The Contradictions detector is employed to highlight such inconsistencies in the output, allowing developers to rectify them before the content is disseminated.

Usage

The detector leverages pretrained natural language inference (NLI) models from HuggingFace, like ynie/roberta-large-snli_mnli_fever_anli_R1_R2_R3-nli ( and other variants), to assess the relationship between a given input prompt and the generated LLM output.

A high contradiction score, calculated by the detector, indicates that the output contradicts the given prompt.

The calculated score is then compared to a predetermined threshold.
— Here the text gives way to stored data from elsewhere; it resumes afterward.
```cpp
int32_t raster_dispatch_fwd(const RasterArgs &a_in, const gs_raster_plan *plan, void *scratch, void *zero_fill, size_t zero_fill_bytes,
                            hipStream_t st) {
    RasterArgs a = a_in;
    const uint32_t n_tiles_all = a.C * a.tile_width * a.tile_height;
    const gs_raster_plan P = plan_or_default(a, plan);
    const RasterRoute route = raster_route_fwd(a.channels, plan);
    const RasterScratch v = scratch_view(P, scratch);
    ZeroFill zf = {nullptr, 0, 0u};
    if (zero_fill != nullptr && zero_fill_bytes > 0) {
        const size_t n16 = zero_fill_bytes / 16;
        const size_t per = (n16 + n_tiles_all - 1) / (n_tiles_all ? n_tiles_all : 1);
        const bool in_kernel = v.ckpt != nullptr && n_tiles_all > 0 && per <= 16384;
        if (in_kernel) zf = {(float4 *)zero_fill, n16, (uint32_t)per};
        else if (hipMemsetAsync(zero_fill, 0, zero_fill_bytes, st) != hipSuccess) { gs_set_error("rasterize: zero fill failed"); return 1; }
    }
    if (route == RasterRoute::WAVE_GENERIC) {
        a.xcd_group = P.xcd_fwd * 4u;
        for (uint32_t off = 0; off < a.channels; off += 32) {
            uint32_t cnt = min(32u, a.channels - off);
            if (cnt <= 8) launch_fwd<8>(a, cnt, off, st);
            else if (cnt <= 16) launch_fwd<16>(a, cnt, off, st);
            else launch_fwd<32>(a, cnt, off, st);
        }
        return 0;
    }
    a.xcd_group = P.xcd_fwd;
    a.tile_order = v.tile_order;
    if (v.tile_order != nullptr)
        hipLaunchKernelGGL(tile_order_kernel, dim3(1), dim3(ORDER_THREADS), 0, st, n_tiles_all, a.tile_offsets, a.n_isects, v.tile_order);
    const uint32_t chunk = route == RasterRoute::TILE_NARROW ? a.channels : raster_wide_chunk(a.channels);
    for (uint32_t off = 0; off < a.channels; off += chunk) {
        const uint32_t cnt = min(chunk, a.channels - off);
        const ZeroFill z = off == 0u ? zf : ZeroFill{nullptr, 0, 0u};
        switch (route == RasterRoute::TILE_NARROW ? (int)cnt : raster_wide_instance(cnt)) {
            case 1: launch_tile_fwd<1>(a, v, P.solo_min, z, st, off, cnt); break;
            case 2: launch_tile_fwd<2>(a, v, P.solo_min, z, st, off, cnt); break;
            case 3: launch_tile_fwd<3>(a, v, P.solo_min, z, st, off, cnt); break;
            case 4: launch_tile_fwd<4>(a, v, P.solo_min, z, st, off, cnt); break;
            case 8: launch_tile_fwd<8>(a, v, P.solo_min, z, st, off, cnt); break;
            case 9: launch_tile_fwd<9>(a, v, P.solo_min, z, st, off, cnt); break;
            case 12: launch_tile_fwd<12>(a, v, P.solo_min, z, st, off, cnt); break;
            default: launch_tile_fwd<16>(a, v, P.solo_min, z, st, off, cnt); break;
        }
    }
    if (v.ckpt != nullptr)
        hipLaunchKernelGGL(seg_items_build_kernel, dim3(gs_div_up(v.max_items, GS_BLOCK)), dim3(GS_BLOCK), 0, st, n_tiles_all, a.n_isects,
                           a.tile_offsets, a.masks, v.seg, v.n_bounds, v.cost_head, v.cost_body, v.body_tile, v.class_count, v.items, v.max_items);
    return 0;
}

int32_t raster_dispatch_bwd(const RasterArgs &a_in, const RasterGradArgs &ga, const float *render_colors, const gs_raster_plan *plan,
                            void *scratch, hipStream_t st) {
    RasterArgs a = a_in;
    const gs_raster_plan P = plan_or_default(a, plan);
    const int use_va = ga.v_render_alphas != nullptr;
    const uint32_t c = a.channels;
    const RasterRoute route = raster_route_bwd(c, plan, scratch, render_colors, ga.det, ga.v_means2d_abs != nullptr);
    if (route == RasterRoute::WAVE_GENERIC) {
        a.xcd_group = P.xcd_bwd * 4u;
        if (c == 1) launch_bwd<1, 0>(a, ga, 1, 0, use_va, st);
        else if (c == 2) launch_bwd<2, 0>(a, ga, 2, 0, use_va, st);
        else if (c == 3) launch_bwd<3, 0>(a, ga, 3, 0, use_va, st);
        else if (c == 4) launch_bwd<4, 0>(a, ga, 4, 0, use_va, st);
        else if (c <= 8) launch_bwd<8, 1>(a, ga, c, 0, use_va, st);
        else if (c <= 16) launch_bwd<16, 1>(a, ga, c, 0, use_va, st);
        else if (c <= 32) launch_bwd<32, 1>(a, ga, c, 0, use_va, st);
        else launch_bwd<1, 2>(a, ga, c, 0, use_va, st);
    } else {
        const RasterScratch v = scratch_view(P, scratch);
        a.xcd_group = P.xcd_bwd;
        if (route == RasterRoute::TILE_WIDE) {
            raster_seg_bwd_wide(a, ga, use_va, v, render_colors, st);
        } else {
            const SegArgs sg = seg_args(v, render_colors);
            switch (c) {
                case 1: launch_bwd_seg<1>(a, ga, use_va, sg, st); break;
                case 2: launch_bwd_seg<2>(a, ga, use_va, sg, st); break;
                case 3: launch_bwd_seg<3>(a, ga, use_va, sg, st); break;
                default: launch_bwd_seg<4>(a, ga, use_va, sg, st); break;
            }
        }
    }
    if (ga.det != nullptr)
        hipLaunchKernelGGL(raster_det_finalize_kernel, dim3(gs_div_up(a.n_elems, GS_BLOCK)), dim3(GS_BLOCK), 0, st, a.n_elems, c, ga.det, ga);
    return 0;
}
```

### gscodec_studio_amd/csrc/rasterize_common.h

```cpp
#pragma once

#include "gs_common.h"

struct RasterArgs {
    uint32_t C, n_elems, n_isects, channels;
    const float *means2d;
    const float *conics;
    const float *colors;
    const float *opacities;
    const float *backgrounds;
    const uint8_t *masks;
    uint32_t image_width, image_height, tile_size, tile_width, tile_height;
    const int32_t *tile_offsets;
    const int32_t *flatten_ids;
    float *render_colors;
    float *render_alphas;
    int32_t *last_ids;
    uint32_t xcd_group;
    uint32_t s_xy, s_conic, s_color, s_opac;
    uint32_t row16;
    const uint32_t *tile_order;
};

struct ZeroFill {
    float4 *ptr;
    size_t n;
    uint32_t per_block;
};

struct RasterGradArgs {
    const float *render_alphas;
    const int32_t *last_ids;
    const float *v_render_colors;
    const float *v_render_alphas;
    float *v_means2d_abs;
    float *v_means2d;
    float *v_conics;
    float *v_colors;
    float *v_opacities;
    uint32_t s_abs, s_xy, s_conic, s_color, s_opac;
    uint32_t packed;
    int64_t s_vrc_pix, s_vrc_ch;
    long long *det;
};

constexpr float GS_DET_SPLIT = 1024.f;
constexpr float GS_DET_SCALE_LO = 274877906944.f;
constexpr float GS_DET_SCALE_HI = 64.f;
constexpr double GS_DET_INV_LO = 1.0 / 274877906944.0, GS_DET_INV_HI = 1.0 / 64.0;

template <int DET = -1>
GS_DEV void grad_add(const RasterGradArgs &ga, float *p, size_t row, uint32_t comp, float v) {
    if (DET == 1 || (DET < 0 && ga.det != nullptr)) {
        const bool hi = !(fabsf(v) < GS_DET_SPLIT);
        const long long q = __float2ll_rn(v * (hi ? GS_DET_SCALE_HI : GS_DET_SCALE_LO));
        atomicAdd(reinterpret_cast<unsigned long long *>(ga.det + row * 24u + (hi ? 12u : 0u) + comp), (unsigned long long)q);
    } else {
        unsafeAtomicAdd(p, v);
    }
}
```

Outputs that exceed this threshold are flagged as contradictory, enabling developers to identify and address these inconsistencies promptly.

Configuration

Initialize the Factual Consistency detector with the desired options:

from guardrail.firewall.output_detectors import Contradictions

firewall = Firewall(no_defaults=True)
output_detectors = [Contradictions(threshold=0.7)]

sanitized_response, valid_results, risk_score = firewall.scan_output(sanitized_prompt, response_text, output_detectors)

By integrating the Factual Consitency Detector into your Firewall, you can enhance the accuracy and reliability of your language model outputs, ensuring a seamless user experience and preventing the dissemination of contradictory or misleading information.